╔══
@@ -189,13 +189,38 @@
     const tf32x4 b2 = *reinterpret_cast<const tf32x4*>(a.b_2 + c16 * 4);
 
     tf32x4 av[NP], v[NP];
+    if constexpr (BLOCK) {
+        constexpr int D = C / 4, NKT = T_M / 16;
+        _Float16* const Ah = reinterpret_cast<_Float16*>(Abuf);
+        if (wave < NKT) {
+#pragma unroll
+            for (int h = 0; h < 4; ++h)
+#pragma unroll
+                for (int dt = 0; dt < D / 16; ++dt) {
+                    const int row = wave * 16 + l16, col = h * D + dt * 16 + 4 * kg;
+                    tf16x4 hi, lo;
+#pragma unroll
+                    for (int j = 0; j < 4; ++j) {
+                        const float xs = (ob[h][dt][j] * (1.0f / 16384.0f)) * T_ACT_SCALE;
+                        hi[j] = (_Float16)xs;
+                        lo[j] = (_Float16)(xs - (float)hi[j]);
+                    }
+                    _Float16* const p = Ah + ((col >> 5) * T_M + row) * (2 * T_LDK) + (col & 31);
+                    *reinterpret_cast<tf16x4*>(p) = hi;
+                    *reinterpret_cast<tf16x4*>(p + 32) = lo;
+                }
+        }
+#pragma unroll
+        for (int i = 0; i < NP; ++i) av[i] = xr[i];
+        __syncthreads();
+    } else {
 #pragma unroll
     for (int i = 0; i < NP; ++i) {
         const int row = min(m0 + RPP * i + srow0, M - 1);
         v[i] = *reinterpret_cast<const tf32x4*>(a.o + (size_t)row * T_C + c16 * 4);
         if (m0 + RPP * i + srow0 >= M) v[i] = tf32x4{0.f, 0.f, 0.f, 0.f};
     }
-    TAIL_WRITE_SLAB(v)
+    TAIL_WRITE_SLAB(v, tsplit2)
 #pragma unroll
     for (int i = 0; i < NP; ++i) {
         const int row = min(m0 + RPP * i + srow0, M - 1);
@@ -205,6 +230,7 @@
     if (a.fs.on) tail_film_rows<C>(a.fs, a.L, m0, M, wave, lane, abl);
     __syncthreads();
     if (a.fs.on) tail_film_fold_lds<C>(av, abl, a.L, m0, M, c16, srow0);
+    }
     TAIL_STAMP(1)
 
     tf32x4 acc[RT][CT];
@@ -256,7 +282,7 @@
         }
     }
     __syncthreads();
-    TAIL_WRITE_SLAB(v)
+    TAIL_WRITE_SLAB(v, tsplit2)
     __syncthreads();
     TAIL_STAMP(4)
 
@@ -272,7 +298,7 @@
         }
     }
     __syncthreads();
-    TAIL_WRITE_SLAB(v)
+    TAIL_WRITE_SLAB(v, tsplit2)
     __syncthreads();
     TAIL_STAMP(6)
 
@@ -292,6 +318,13 @@
         }
     }
     TAIL_STAMP(8)
+}
+
+template <int C>
+__global__ __launch_bounds__(256, 2) void sa_tail_kernel(const SaTailArgs a) {
+    extern __shared__ __attribute__((aligned(16))) float smem[];
+    tf32x4 xr[8], ob[4][C / 64];
+    sa_tail_body<C, false>(a, smem, xr, ob);
 }
 
 struct SaQkvArgs {
@@ -375,7 +408,7 @@
             v[i] = tf32x4{d.x * rstd * g4.x + b4.x, d.y * rstd * g4.y + b4.y, d.z * rstd * g4.z + b4.z, d.w * rstd * g4.w + b4.w};
         }
     }
-    TAIL_WRITE_SLAB(v)
+    TAIL_WRITE_SLAB(v, tsplit2)
     __syncthreads();
     for (int g = g_lo; g < g_hi; ++g) {
         const float* wg = a.wf + (size_t)g * WPROD;
@@ -429,10 +462,8 @@
     return __builtin_amdgcn_exp2f(t) * (1.0f + tl * 0.69314718f);
 }
 
-#undef TAIL_SPLIT2
-#define TAIL_SPLIT2 tsplit2_plain
-template <int C>
-__global__ __launch_bounds__(256, 2) void sa_head_kernel(const SaHeadArgs a) {
+template <int C, bool BLOCK>
+__device__ __forceinline__ void sa_head_body(const SaHeadArgs& a, float* smem, tf32x4 (&xr)[8], tf32x4 (&ob)[4][C / 64]) {
     using S = TailShape<C>;
     constexpr int T_C = C, T_M = S::TM, NCH = S::NCH, RPP = S::RPP, TPR = S::TPR;
     constexpr int NP = S::NP;
@@ -442,7 +473,6 @@
     constexpr int NKT = T_M / 16;
     constexpr int NDT = D / 16;
     static_assert(T_M * VROW <= 2 * T_M * QROW, "P aliases the q / k tiles");
-    extern __shared__ __attribute__((aligned(16))) float smem[];
     const int tid = threadIdx.x, lane = tid & 63;
     const int wave = __builtin_amdgcn_readfirstlane(tid >> 6);
     const int l16 = lane & 15, kg = lane >> 4;
@@ -472,6 +502,10 @@
             tail_film_fold_lds<C>(v, abl, a.L, m0, M, c16, srow0);
             __syncthreads();
         }
+        if constexpr (BLOCK) {
+#pragma unroll
+            for (int i = 0; i < NP; ++i) xr[i] = v[i];
+        }
         float part[NP];
 #pragma unroll
         for (int i = 0; i < NP; ++i) part[i] = (v[i].x + v[i].y) + (v[i].z + v[i].w);
@@ -493,7 +527,7 @@
             const tf32x4 d = v[i];
             v[i] = tf32x4{d.x * rstd * g4.x + b4.x, d.y * rstd * g4.y + b4.y, d.z * rstd * g4.z + b4.z, d.w * rstd * g4.w + b4.w};
         }
-        TAIL_WRITE_SLAB(v)
+        TAIL_WRITE_SLAB(v, tsplit2_plain)
     }
     __syncthreads();
 
@@ -511,6 +545,8 @@
         fbw[slot_][ct_][1] = *reinterpret_cast<const tf16x8*>((wp_) + (size_t)(kc_) * WCHUNK + ct_ * 512 + 256);  \
     }
     HEAD_LOAD_W(0, HEAD_WPTR(0, 0), 0)
+    constexpr int HUNROLL = BLOCK ? 4 : 1;
+#pragma unroll HUNROLL
     for (int h = 0; h < 4; ++h) {
 #pragma unroll
         for (int g = 0; g < 3; ++g) {
@@ -540,12 +576,83 @@
                     if (g == 0) val *= qscale;
                     const float xs = val * T_ACT_SCALE;
                     const _Float16 hi = (_Float16)xs, lo = (_Float16)(xs - (float)hi);
-                    if (g == 2) { Vt[col * VROW + row] = hi; Vt[col * VROW + T_M + row] = lo; }
+                    if (g == 2) {
+                        const int vr = BLOCK ? ((row & ~31) | ((row & 12) << 1) | ((row & 16) >> 2) | (row & 3)) : row;
+                        Vt[col * VROW + vr] = hi;
+                        Vt[col * VROW + T_M + vr] = lo;
+                    }
                     else { _Float16* X = (g == 0) ? Qs : Ks; X[row * QROW + col] = hi; X[row * QROW + D + col] = lo; }
                 }
             }
         }
         __syncthreads();
+
+        if constexpr (BLOCK) {
+            if (attn_wave) {
+                tf32x4 sc[NKT];
+#pragma unroll
+                for (int kt = 0; kt < NKT; ++kt) sc[kt] = tf32x4{0.f, 0.f, 0.f, 0.f};
+#pragma unroll
+                for (int ks = 0; ks < D / 32; ++ks) {
+                    const _Float16* qp = Qs + (wave * 16 + l16) * QROW + 32 * ks + 8 * kg;
+                    const tf16x8 q_h = *reinterpret_cast<const tf16x8*>(qp), q_l = *reinterpret_cast<const tf16x8*>(qp + D);
+#pragma unroll
+                    for (int kt = 0; kt < NKT; ++kt) {
+                        const _Float16* kp = Ks + (kt * 16 + l16) * QROW + 32 * ks + 8 * kg;
+                        const tf16x8 k_h = *reinterpret_cast<const tf16x8*>(kp), k_l = *reinterpret_cast<const tf16x8*>(kp + D);
+                        sc[kt] = __builtin_amdgcn_mfma_f32_16x16x32_f16(k_h, q_h, sc[kt], 0, 0, 0);
+                        sc[kt] = __builtin_amdgcn_mfma_f32_16x16x32_f16(k_h, q_l, sc[kt], 0, 0, 0);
╚══
### The problem
Determine how many lines in the listing above hold the word "VROW", answering with the number only.

### Your response
4